In any event,  here are four verbatim abstracts from the March issue of  Health Affairs,
How physicians describe themselves:
“Physicians describing themselves as independent practice owners declined from 62 percent in 2008 to 35 percent in 2014, according to the 2014 Survey of American Physicians conducted by the Physicians Foundation. Over 70 percent of physicians would still choose to be a physician if they could do their career over, but many have important concerns. Over 80 percent report that they are overextended or at full capacity and that nonclinical paperwork takes up about 20 percent of their time. Only 10 percent of physicians interviewed in 2014 were very optimistic about the future of the medical profession.”
How physicians respond to federal  quality practice tracking:
In this issue of Health Affairs, Lawrence Casalino and coauthors establish that physicians in common specialty practices spend an average of 2.6 hours per week dealing with external quality measures.

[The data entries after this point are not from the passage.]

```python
class MVUNetMotionModel(nn.Module):
    def __init__(self, config: Optional[UNetConfig] = None, ops=None, num_views: Optional[int] = None,
                 device: Optional[Union[str, torch.device]] = None, **config_overrides):
        super().__init__()
        cfg = config if config is not None else UNetConfig(**config_overrides)
        self.config = cfg
        self.sample_size = cfg.sample_size
        self.num_views = num_views
        self._ops = ops
        self._ops_auto = False
        self._packed = None
        self._packed_frozen = None
        self._pack_grad = False
        self._train_ops = None
        self._active_ops = None
        self._cond = None
        self.stack_conditioning = True
        self._pe_cache: Dict[Tuple[int, int, int], torch.Tensor] = {}
        self.parallel = None
        self._frames = (0, 0)
        if len(cfg.block_out_channels) != len(cfg.down_has_attn):
            raise ValueError("block_out_channels and down_has_attn must have the same length")
        if 9 * cfg.in_channels > 64:
            raise ValueError(f"in_channels = {cfg.in_channels} is not supported (<= 7; the MV-VDM UNet has 4 — the 9-channel PIA conv_in "
                             "of unet_motion_mv_model.py:312-330 is not on this path)")
        ctx = torch.device(device) if device is not None else torch.device("cpu")
        with ctx:
            self._build(cfg)
# ... 402 lines not shown
                    parts.append((ci, pr.to_out_i2v))
                bias = None
                for c, lin in parts:
                    if lin.bias is not None:
                        bias = float(c) * lin.bias.detach().float() if bias is None else bias + float(c) * lin.bias.detach().float()
                ns.om = (self._w(torch.cat([float(c) * lin.weight.detach().float() for c, lin in parts], dim=1)), self._f(bias))
            attns.append(ns)
        out = SimpleNamespace(norm=(self._f(m.norm.weight), self._f(m.norm.bias)),
                              pin=(self._w(m.proj_in.weight), self._f(m.proj_in.bias)),
                              attns=attns,
                              pout=(self._w(m.proj_out.weight), self._f(m.proj_out.bias)))
        out.ff = self._pack_ff(tb)
        return out

    def _pack_block(self, blk: M.MotionBlock):
        return SimpleNamespace(
            resnets=[self._pack_resnet(r) for r in blk.resnets],
            t2d=[self._pack_t2d(t) for t in blk.attentions] if blk.has_cross_attention else None,
            motion=[self._pack_motion(m) for m in blk.motion_modules],
            down=None if blk.downsamplers is None else (self._conv_w(blk.downsamplers[0].conv), self._f(blk.downsamplers[0].conv.bias)),
            up=None if blk.upsamplers is None else (self._conv_w(blk.upsamplers[0].conv), self._f(blk.upsamplers[0].conv.bias)))

    def _pack(self):
        cfg = self.config
        dev = self.device
        te, P = self.time_embedding, SimpleNamespace()
        P.time = (self._w(te.linear_1.weight), self._f(te.linear_1.bias), self._w(te.linear_2.weight), self._f(te.linear_2.bias))
        P.cam = None
        if cfg.camera_embedding_dim is not None:
            ce = self.camera_embedding
            w1 = torch.zeros(ce.linear_1.weight.shape[0], 64, device=dev, dtype=torch.float32)
            w1[:, : cfg.camera_embedding_dim] = ce.linear_1.weight.detach().float()
            P.cam = (self._w(w1), self._f(ce.linear_1.bias), self._w(ce.linear_2.weight), self._f(ce.linear_2.bias))
        P.ip = None
        if self.encoder_hid_proj is not None:
            ipl = self.encoder_hid_proj.image_projection_layers[0]
# ... 372 lines not shown
        self._gradient_checkpointing = False

    def _mark_persistent(self, node):
        if torch.is_tensor(node):
            node._a3d_persistent = True
        elif isinstance(node, SimpleNamespace):
            for v in vars(node).values():
                self._mark_persistent(v)
        elif isinstance(node, (list, tuple)):
            for v in node:
                self._mark_persistent(v)

    def _pack_train(self):
        sig = tuple(p.requires_grad for p in self.parameters())
        if self._packed_frozen is None or sig != getattr(self, "_packed_frozen_sig", None):
            self._packed_frozen = self._pack()
            self._packed_frozen_sig = sig
            self._packed = None
            self._mark_persistent(self._packed_frozen)
            if getattr(self, "_train_ops", None) is not None:
                self._train_ops._persistent.clear()
        Pf = self._packed_frozen
        trainable = lambda m: m is not None and any(p.requires_grad for p in m.parameters())
        for name, mod in (("time_embedding", self.time_embedding), ("camera_embedding", getattr(self, "camera_embedding", None)),
                          ("encoder_hid_proj", self.encoder_hid_proj), ("conv_in", self.conv_in), ("conv_norm_out", self.conv_norm_out),
                          ("conv_out", self.conv_out)):
            if trainable(mod):
                raise NotImplementedError(f"{name} is not trainable on this path (the reference trains 'motion_modules.' and 'i2v.' only)")
        self._pack_grad = True
        self._coef_tensors = []
        try:
# ... 207 lines not shown
        pk = P.mid
        x = layer(x, pk.resnets[0], pk.t2d[0], pk.motion[0], h_, w_)
        x = self._resnet(x, B2, h_, w_, pk.resnets[1], semb, rb_rows)
        if mid_block_additional_residual is not None:
            x = plus(x, mid_block_additional_residual, h_, w_)
        lvl = len(sizes) - 1
        for bi, (blk, pk) in enumerate(zip(self.up_blocks, P.up)):
            for j, rp in enumerate(pk.resnets):
                skip = skips.pop()
                if getattr(self, "_freeu_factors", None) is not None:
                    x, skip = self._freeu(bi, x, skip, B2, h_, w_)
                pair = self._active_ops is None and hasattr(ops, "gemm2") and hasattr(ops, "group_norm2")
                x = layer((x, skip) if pair else ops.concat(x, skip), rp, pk.t2d[j] if pk.t2d is not None else None, pk.motion[j], h_, w_)
            if pk.up is not None:
                lvl -= 1
                x, h_, w_ = ops.conv3x3(x, B2, h_, w_, pk.up[0], pk.up[1], up2x=True, up_size=sizes[lvl])
        x = ops.group_norm(x, B2, h_ * w_, P.norm_out[0], P.norm_out[1], cfg.norm_num_groups, cfg.norm_eps, True)
        x, _, _ = ops.conv3x3(x, B2, h_, w_, P.conv_out[0], P.conv_out[1])
        out_dtype = sample.dtype if sample.dtype in (torch.float32, torch.bfloat16, torch.float16) else torch.float32
        out = ops.unpack_out(x, V, cfg.out_channels, F, H, W, out_dtype)
        if par is not None:
            out = par.all_gather_output(out, V_full, n_full, F_full)
        if not return_dict:
            return (out,)
        return UNet3DConditionOutput(sample=out)
```

animate3d_amd/vae.py:

```python
from __future__ import annotations

from dataclasses import dataclass
from types import SimpleNamespace
from typing import Optional, Tuple, Union

import torch
import torch.nn as nn

from .autograd_ops import AutogradOps
from .denoise import randn_like_reference
from .hip_ops import on_model_device


@dataclass
class VAEConfig:
    block_out_channels: Tuple[int, ...] = (128, 256, 512, 512)
    layers_per_block: int = 2
    norm_num_groups: int = 32
    latent_channels: int = 4
    out_channels: int = 3
    scaling_factor: float = 0.18215
    attention_head_dim: int = 512
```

This gives rise to general questions about the future of the medical profession. To what extent will quality-tracking requirements and similar practice intrusions reshape who physicians are, how many physicians there are, and how they practice? In turn, how will these changes affect patients’ access to care? Data derived from the 2014 Survey of America’s Physicians: Practice Patterns and Perspectives, conducted by Merritt Hawkins on behalf of the Physicians Foundation, make it clear that physician practice patterns are evolving. Responding to an increasingly intrusive practice environment, physicians report that they will choose a variety of practice models likely to reduce patients’ access to care or that they will retire early, which will exacerbate the physician shortage and fundamentally change the nature of the medical profession.

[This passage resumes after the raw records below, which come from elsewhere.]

template <bool CHURN, int K, bool STORE_E, int PH = 0, bool PART = false, bool DIRECT = false, class CT>
__device__ __forceinline__ void scatter_row(const DevGraph& g, const DevState& st,
                                            const RoundParams& p, ScatterLds& L, int lane,
                                            int64_t v, int64_t rb, int64_t deg, int chunk,
                                            int sl, uint64_t f, uint32_t nbr, int nbr0,
                                            CT* c PROF_PARAMS) {
  const int W = st.W;
  const int cur = p.round & 1, nxt = cur ^ 1;
  uint64_t* __restrict__ nx = st.next[nxt];
  uint32_t* __restrict__ Tn = st.T[nxt];
  uint64_t* __restrict__ Eo = st.E[cur];
  const int k = K > 0 ? K : p.fanout;
  const int nb = chunk * GCHUNK;
  const int nn = (int)(deg - nb < GCHUNK ? deg - nb : GCHUNK);
  const bool all = deg <= k;
  const int w = sl * 64 + lane;
  const bool valid = w < W;
  const uint64_t fam = __ballot(f != 0ull);
  const bool anyf = fam != 0ull;
  if (!anyf && !STORE_E) return;
  const uint32_t gv = gidx_s(g, v);
  const PickKey pkey = pick_key((uint32_t)p.round, gv, p.gseed_lo, p.gseed_hi);

  auto one = [&](auto check_v, uint32_t e, bool ok) {
    constexpr bool CHECK = decltype(check_v)::value;
    const uint32_t wl = e >> 6, bit = e & 63u;
    const uint32_t mg = p.msg_base + (uint32_t)((sl * 64 + (int)wl) * 64) + bit;
    uint32_t* const col = &L.tbl[tbl_entry_ix(e)];
    const uint32_t mb = ok ? 1u << (bit & 31u) : 0u;
    uint32_t pk[K > 0 ? K : 1];
    if constexpr (P2PG_PICK_FOLD && K > 0 && K <= 4)
      gossip_picks_k<K>(pkey, mg, (uint32_t)deg, pk);
    else
      gossip_picks_t<(K > 0 ? K : 1)>((uint32_t)p.round, gv, mg, (uint32_t)deg, p.gseed_lo,
                                      p.gseed_hi, pk);
#pragma unroll
    for (int q = 0; q < (K > 0 ? K : 1); ++q) {
      const uint32_t jj = pk[q] - (uint32_t)nb;
      if (!CHECK || jj < (uint32_t)nn) atomicOr(col + jj * 128u, mb);
    }
  };
  auto pick_batch = [&](auto check_v, uint32_t n) {
    const uint32_t nbat = (n + 63) >> 6;
    const uint32_t i0 = (uint32_t)lane * nbat;
    const uint32_t cnt = i0 < n ? (n - i0 < nbat ? n - i0 : nbat) : 0u;
#if P2PG_PICK_PAIRS
    for (uint32_t b = 0; b < cnt; b += 2) {
      const uint32_t e0 = L.lst[i0 + b];
      const bool two = b + 1 < cnt;
      const uint32_t e1 = two ? L.lst[i0 + b + 1] : e0;
      one(check_v, e0, true);
      one(check_v, e1, two);
    }
#else
    uint32_t en = L.lst[i0];
    for (uint32_t b = 0; b < nbat; ++b) {
      const uint32_t e = en & 0x0FFFu;
      const uint32_t ni = i0 + b + 1;
      en = L.lst[ni < (uint32_t)GLIST ? ni : (uint32_t)GLIST - 1u];
      one(check_v, e, b < cnt);
    }
#endif
  };

  const int nf = __popcll(fam);
  const bool compact = P2PG_COMPACT && !CHURN && anyf && nf <= 32 &&
                       (STORE_E ? st.AW[cur] != nullptr : g.gone == nullptr);
  const bool use_tbl = anyf && !all;
  int seg = 64, rk_lane = 0, wc = 0, gl = 0;
  bool rk = false;
  if (compact) {
    seg = nf <= 16 ? 16 : 32;
    const int rank = (int)__builtin_amdgcn_mbcnt_hi(
        (uint32_t)(fam >> 32), __builtin_amdgcn_mbcnt_lo((uint32_t)fam, 0u));
    const int wr = __builtin_amdgcn_ds_permute((f ? rank : 63) << 2, lane);
    rk_lane = lane & (seg - 1);
    wc = __builtin_amdgcn_ds_bpermute(rk_lane << 2, wr);
    rk = rk_lane < nf;
    gl = lane / seg;
  }
  const int gper = 64 / seg;

  if (PH != 2 && use_tbl) {
    if (compact) {
      for (int j0 = 0; j0 < nn; j0 += gper) {
        const int jj = j0 + gl;
        if (rk && jj < nn) tbl_clear(L, jj, wc);
      }
    } else {
      for (int j = 0; j < nn; ++j) {
        tbl_clear(L, j, lane);
      }
    }
    const uint32_t cnt = (uint32_t)__popcll(f);
    bool direct = false;
    if constexpr (DIRECT && K > 0 && P2PG_PICK_DIRECT) {
      direct = __ballot(cnt > 1u) == 0ull;
      if (direct) {
        wave_lds_sync();
        const uint32_t e = ((uint32_t)lane << 6) | (uint32_t)__builtin_ctzll(f | (1ull << 63));
        if (nb == 0 && nn == (int)deg)
          one(std::false_type{}, e, f != 0ull);
        else
          one(std::true_type{}, e, f != 0ull);
        wave_lds_sync();
        PROF_MARK(7);
      }
    }
    const uint32_t incl = direct ? 0u : wave_scan_u32(cnt);
    const uint32_t total = direct ? 0u : (uint32_t)__builtin_amdgcn_readlane((int)incl, 63);
    const uint32_t pos0 = incl - cnt;
    constexpr uint32_t CAP = (uint32_t)GLIST - 1u;
    for (uint32_t lb = 0; lb < total; lb += CAP) {
      const uint32_t nw = total - lb < CAP ? total - lb : CAP;
      list_bits(L.lst, CAP, f, (uint32_t)lane << 6, pos0 - lb, nw);
      wave_lds_sync();
      PROF_MARK(6);
      const uint32_t n = nw;
      if constexpr (K > 0) {
        if (nb == 0 && nn == (int)deg)
          pick_batch(std::false_type{}, n);
        else
          pick_batch(std::true_type{}, n);
      } else {
        for (uint32_t i = lane; i < n; i += 64) {
          const uint32_t e = L.lst[i];
          const uint32_t wl = e >> 6, bit = e & 63u;
          const uint32_t mg = p.msg_base + (uint32_t)((sl * 64 + (int)wl) * 64) + bit;
          uint32_t* const col = &L.tbl[tbl_ix(0u, wl, bit >> 5)];
          const uint32_t mb = 1u << (bit & 31u);
          uint32_t pk[16];
          gossip_picks((uint32_t)p.round, gv, mg, (uint32_t)deg, k, p.gseed_lo, p.gseed_hi, pk);
          for (int q = 0; q < k; ++q) {
            const uint32_t jj = pk[q] - (uint32_t)nb;
            if (jj < (uint32_t)nn) atomicOr(col + jj * 128u, mb);
          }
        }
      }
      wave_lds_sync();
      PROF_MARK(7);
    }
  }
  if constexpr (PH == 1) return;
  if (compact) {
    const uint64_t segm = (1ull << seg) - 1ull;
    uint64_t fr = 0;
    if (all) {
      const uint32_t lo = (uint32_t)__builtin_amdgcn_ds_bpermute(wc << 2, (int)(uint32_t)f);
      const uint32_t hi = (uint32_t)__builtin_amdgcn_ds_bpermute(wc << 2, (int)(uint32_t)(f >> 32));
      fr = ((uint64_t)hi << 32) | lo;
    }
    for (int j0 = 0; j0 < nn; j0 += gper) {
      const int jj = j0 + gl;
      const bool ok = rk && jj < nn;
      uint64_t x = 0;
      if (ok) x = all ? fr : tbl_word(L, jj, wc);
      const uint32_t nj = (uint32_t)__builtin_amdgcn_ds_bpermute(
          (nbr0 + (jj < nn ? jj : 0)) << 2, (int)nbr);
      const uint64_t bal = __ballot(ok && x != 0ull);
      if (STORE_E && !(PART && (nj & REV_GHOST))) {
        if (ok) st_row(at_row(Eo, nj, W) + rk_lane, x);
      } else {
        const int64_t u = (int64_t)(PART ? nj & ~REV_GHOST : nj);
        if (x) atomicOr((unsigned long long*)at_row(nx, u, W) + sl * 64 + wc, (unsigned long long)x);
        if (rk_lane == 0 && ((bal >> (lane & ~(seg - 1))) & segm))
          atomicOr(&Tn[u >> 5], 1u << (u & 31));
      }
      if (lane == 0) c[ST_SCATTER] += (CT)__popcll(bal);
    }
    PROF_MARK(8);
    return;
  }
  auto tbl_row = [&](int j) -> uint64_t {
    return tbl_word(L, j, lane);
  };
  uint64_t xn = use_tbl && nn > 0 ? tbl_row(0) : 0ull;
  for (int j = 0; j < nn; ++j) {
    const uint64_t x = all ? f : xn;
    if (use_tbl && j + 1 < nn) xn = tbl_row(j + 1);
    const uint64_t bal = __ballot(x != 0ull);
    const uint32_t nj = (uint32_t)__builtin_amdgcn_readlane((int)nbr, nbr0 + j);
    if (STORE_E) {
      bool dropped = false;
      if (CHURN && bal)
        dropped = churn_dropped((uint32_t)p.round, gv, gidx_s(g, ldc(g.colidx + rb + nb + j)),
                                p.churn_thr, p.cseed_lo, p.cseed_hi);
      if (PART && (nj & REV_GHOST)) {
        const int64_t u = (int64_t)(nj & ~REV_GHOST);
        if (!dropped && bal) {
          if (x) atomicOr((unsigned long long*)at_row(nx, u, W) + w, (unsigned long long)x);
          if (lane == 0) {
            atomicOr(&Tn[u >> 5], 1u << (u & 31));
            c[ST_SCATTER] += (CT)__popcll(bal);
          }
        }
        continue;
      }
      if (st.AW[cur]) {
        if (f) st_row(at_row(Eo, nj, W) + __popcll(fam & ((1ull << lane) - 1ull)), dropped ? 0ull : x);
      } else if (valid) {
        st_row(at_row(Eo, nj, W) + w, dropped ? 0ull : x);
      }
      if (!dropped && lane == 0) c[ST_SCATTER] += (CT)__popcll(bal);
    } else {
      if (!bal) continue;
      if (g.gone && g.gone[rb + nb + j]) continue;
      const int64_t u = (int64_t)nj;
      if (CHURN && churn_dropped((uint32_t)p.round, gv, gidx_s(g, u), p.churn_thr,
                                 p.cseed_lo, p.cseed_hi))
        continue;
      if (x) atomicOr((unsigned long long*)at_row(nx, u, W) + w, (unsigned long long)x);
      if (lane == 0) {
        atomicOr(&Tn[u >> 5], 1u << (u & 31));
        c[ST_SCATTER] += (CT)__popcll(bal);
      }
    }
  }
  PROF_MARK(8);
}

How retail clinics affect healthcare costs
Retail clinics have been viewed by policy makers and insurers as a mechanism to decrease health care spending, by substituting less expensive clinic visits for more expensive emergency department or physician office visits. However, retail clinics may actually increase spending if they drive new health care utilization. To assess whether retail clinic visits represent new utilization or a substitute for more expensive care, we used insurance claims data from Aetna for the period 2010–12 to track utilization and spending for eleven low-acuity conditions. We found that 58 percent of retail clinic visits for low-acuity conditions represented new utilization and that retail clinic use was associated with a modest increase in spending, of $14 per person per year. These findings do not support the idea that retail clinics decrease health care spending.

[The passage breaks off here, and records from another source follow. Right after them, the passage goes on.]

# hypre-space/hypredrive

Hardware: AMD Instinct MI355X
Metric: DOF/s, AMG-PCG solve phase, 3D 7-pt Laplacian (higher is better)
Workload: dtype f64

## Files before the change

### hypredrive_amd/_lib.py

```python
import ctypes as C
import os

import numpy as np

_HERE = os.path.dirname(os.path.abspath(__file__))
_LIBPATH = os.path.join(_HERE, "lib", "libhypredrv_amd.so")
_L = None


class LibraryError(RuntimeError):
    pass


class AmgParams(C.Structure):
    _fields_ = [("coarsen_type", C.c_int), ("interp_type", C.c_int), ("pmax", C.c_int),
                ("trunc_factor", C.c_double), ("strong_th", C.c_double),
                ("max_row_sum", C.c_double), ("max_coarse_size", C.c_int),
                ("min_coarse_size", C.c_int), ("max_levels", C.c_int),
                ("relax_down", C.c_int), ("relax_up", C.c_int), ("relax_coarse", C.c_int),
                ("sweeps_down", C.c_int), ("sweeps_up", C.c_int), ("sweeps_coarse", C.c_int),
                ("relax_weight", C.c_double), ("outer_weight", C.c_double),
                ("seed", C.c_uint64), ("num_functions", C.c_int),
                ("cheby_order", C.c_int), ("cheby_eig_est", C.c_int), ("cheby_variant", C.c_int), ("cheby_scale", C.c_int),
                ("cheby_fraction", C.c_double),
# ... 94 lines not shown
        "hda_mgr_blk_inverses": (I, [VP, I, I, DP, IP, IP]),
        "hda_amg_num_levels": (I, [VP]), "hda_amg_level_matrix": (I, [VP, I, I, OUT]), "hda_amg_level_cf": (I, [VP, I, IP]),
        "hda_amg_fold_sweep": (I, [VP, I, DP, DP, DP, DP, DP]), "hda_amg_blocks": (I, [VP]), "hda_amg_level_blocks": (I, [VP, I, LP]),
        "hda_amg_complexities": (I, [VP, DP, DP]), "hda_amg_vcycle_bytes": (D, [VP]), "hda_amg_vcycle": (I, [VP, DP, DP]),
        "hda_pcg": krylov, "hda_gmres": krylov, "hda_fgmres": krylov, "hda_bicgstab": krylov,
        "hda_spmm": (I, [VP, I, I, D, D, DP, DP, DP, DP, DP, DP, DP]), "hda_multi_blas": (I, [I, I, I, DP, DP, IP, DP, DP, DP, DP, DP]),
        "hda_amg_vcycle_multi": (I, [VP, I, DP, DP]), "hda_pcg_multi": (I, [VP, VP, KRY, I, DP, DP, DP, IP, IP, DP]),
        "hda_time_kernel_multi": (I, [I, VP, VP, I, I, DP, DP]),
        "hda_time_kernel": (I, [I, VP, VP, I, DP, DP]), "hda_set_overlap": (None, [I]), "hda_last_precond_calls": (I, []),
        "hda_solve_device": (I, [VP, VP, KRY, I, DP, I, DP, IP, DP, DP, DP, DP]),
        "hda_pcg_iteration_bytes": (D, [VP]), "hda_format_bytes": (I, [VP, VP, DP, DP, DP, IP]),
        "hda_csr_form": (I, [VP, I, IP]), "hda_spmv_mode": (I, [VP, I, I, D, D, DP, DP, DP, DP, DP, DP, DP, DP, DP, IP]),
        "hda_borrow_hypredrv": (I, [VP, OUT, OUT]), "hda_amd_partitioned_levels": (I, [VP]), "hda_amd_hierarchy_levels": (I, [VP]),
        "hda_halo_plan_host": (I, [I, LLP, LLP, I, IP, IP, IP, I, IP]),
        "hda_dev_alloc": (I, [I64, OUT]), "hda_dev_free": (I, [VP]), "hda_dev_upload": (I, [VP, VP, I64]),
        "hda_dev_download": (I, [VP, VP, I64]), "hda_borrow_ij_matrix": (I, [VP, OUT]), "hda_ij_ghost_gids": (I, [VP, LLP, I, IP]),
        "hda_ij_last_assembly": (I, [DP]),
        "hda_probe_spmv": (I, [VP, I]), "hda_probe_read": (I, [DP, IP]), "hda_probe_add": (I, [VP, I, IP]),
        "hda_probe_read_id": (I, [I, DP, IP]),
        "hda_comm_stats": (I, [DP, I]), "hda_comm_name": (S, []), "hda_comm_size": (I, []), "hda_comm_selftest": (I, []),
        "hda_check_row_total": (I, [C.c_longlong, I]),
        "hda_memory_stats": (I, [DP, DP]), "hda_memory_cached": (D, []), "hda_memory_driver_stats": (I, [DP, I]), "hda_memory_trim": (I, []),
    }
    undeclared = {"hda_amg_rebind": (I, [VP, VP]), "hda_amg_level0_sweep": (I, [VP, I, DP, DP, DP, DP, IP])}
    return declared, undeclared


_DECLARED, _UNDECLARED = _signatures()
SYMBOLS = list(_DECLARED)


TESTRANKS_SYMBOLS = ["hda_thread_ranks_lap7", "hda_thread_world_create", "hda_thread_world_join", "hda_thread_world_leave",
                     "hda_thread_world_destroy", "hda_testranks_selftest"]
_TESTRANKS_PATH = os.path.join(os.path.dirname(_LIBPATH), "libhypredrv_amd_testranks.so")
_T = None


def load_testranks():
    global _T
    if _T is None:
        load()
        if not os.path.exists(_TESTRANKS_PATH):
            raise LibraryError(f"{_TESTRANKS_PATH} not built: run `python -c 'import __graft_entry__ as g; g.build()'`")
        _T = C.CDLL(_TESTRANKS_PATH)
    return _T


# ... 348 lines not shown
    def blocks(self):
        return load().hda_amg_blocks(self.h)

    def level_blocks(self, level):
        out = np.zeros(max(self.blocks, 1) + 1, dtype=np.int64)
        _check(load().hda_amg_level_blocks(self.h, level, out.ctypes.data_as(C.POINTER(C.c_int64))))
        return out

    @property
    def complexities(self):
        g, o = C.c_double(), C.c_double()
        _check(load().hda_amg_complexities(self.h, C.byref(g), C.byref(o)))
        return g.value, o.value

    @property
    def vcycle_bytes(self):
        return load().hda_amg_vcycle_bytes(self.h)

    def vcycle(self, b):
        b = np.ascontiguousarray(b, dtype=np.float64)
        x = np.zeros_like(b)
        _check(load().hda_amg_vcycle(self.h, _dp(b), _dp(x)))
        return x

    def vcycle_multi(self, B):
        B = _cols(B)
        k = B.shape[1]
        bt = np.ascontiguousarray(B.T)
        xt = np.zeros_like(bt)
        _check(load().hda_amg_vcycle_multi(self.h, k, _dp(bt), _dp(xt)))
        return xt.T.copy()


MGR_INTERP = {"injection": 0, "l1-jacobi": 1, "jacobi": 2, "blk-jacobi": 12}
MGR_COARSE = {"rap": 0, "galerkin": 0, "non-galerkin": 1}
MGR_RESTRICT = {"injection": 0, "jacobi": 2, "columped": 14}
MGR_FRELAX = {"jacobi": 7, "single": 7, "l1-jacobi": 18, "amg": 2, "ilu": 32}
MGR_GRELAX = {"none": -1, "h-fgs": 3, "h-bgs": 4, "h-ssor": 6, "l1-hfgs": 13, "l1-hbgs": 14, "l1-hsgs": 88, "ilu": 16}

MGR_KRYLOV = {"pcg": 1, "gmres": 2, "fgmres": 3, "bicgstab": 4}


def _mgr_nested(entry, lv):
    for key, pre in (("f_krylov", "frelax"), ("coarsest_krylov", "coarse")):
        nk = lv.get(key)
        if not nk:
# ... 585 lines not shown
```

### hypredrive_amd/csrc/hda_amg.h

```cpp
#pragma once

#include "hda_dist.h"
#include "hda_kernels.h"

#include <chrono>
#include <memory>
#include <string>
#include <vector>

namespace hda {

struct IluParams {
   int tri_solve = 1;
   int lower_it = 5, upper_it = 5;
   int max_iter = 1;
   int                    blocks = 1;
   std::vector<long long> block_part;
};

struct AmgParams {
   int    coarsen_type    = 8;
   double strong_th       = 0.25;
   double max_row_sum     = 0.9;
   int    max_coarse_size = 64;
// ... 180 lines not shown
 public:
   void        setup(const DCsr &A, const FsaiParams &p, const std::vector<int> *part = nullptr);
   void        apply(const double *r, double *z);
   const DCsr &factor() const { return G; }
   const DCsr &factor_t() const { return GT; }
   double      apply_bytes() const;
   FsaiParams  prm;
   int         n = 0, nblocks = 1, fallback_rows = 0;
   int         class_rows[5] = {0, 0, 0, 0, 0};
   double      omega = 1.0;
   double      setup_ms[4] = {0, 0, 0, 0};

 private:
   DCsr           G, GT;
   DArray<double> work;
};

struct FirstSweepFusion {
   bool          valid = false;
   const double *dinv  = nullptr;
   const unsigned char *rclass = nullptr;
   const double *cdinv = nullptr;
   double       *dest  = nullptr;
   int           n     = 0;
   const void   *owner = nullptr;
   bool          done  = false;
   const double *in    = nullptr;
   double       *out   = nullptr;
};
FirstSweepFusion &first_sweep_fusion();
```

How Patients View  Federal Drug Benefits—Prescription And Otherwise
A few papers in this issue explore a variety of topics related to drugs. Marc Elliott and colleagues report that Medicare beneficiaries are less satisfied with their prescription drug benefit than they are with other benefits, but that those in plans that integrate the drug benefit into a Medicare Advantage plan are more satisfied than those enrolled in standalone plans. Kathleen Miller and Michael Lanthier find that more than half of the new drugs approved under the Orphan Drug Act of 1983 have been “first in class.” Finally, as states increasingly adopt medical marijuana programs, Arthur Robin Williams and colleagues conclude that states with looser regulations have much higher rates of enrollment.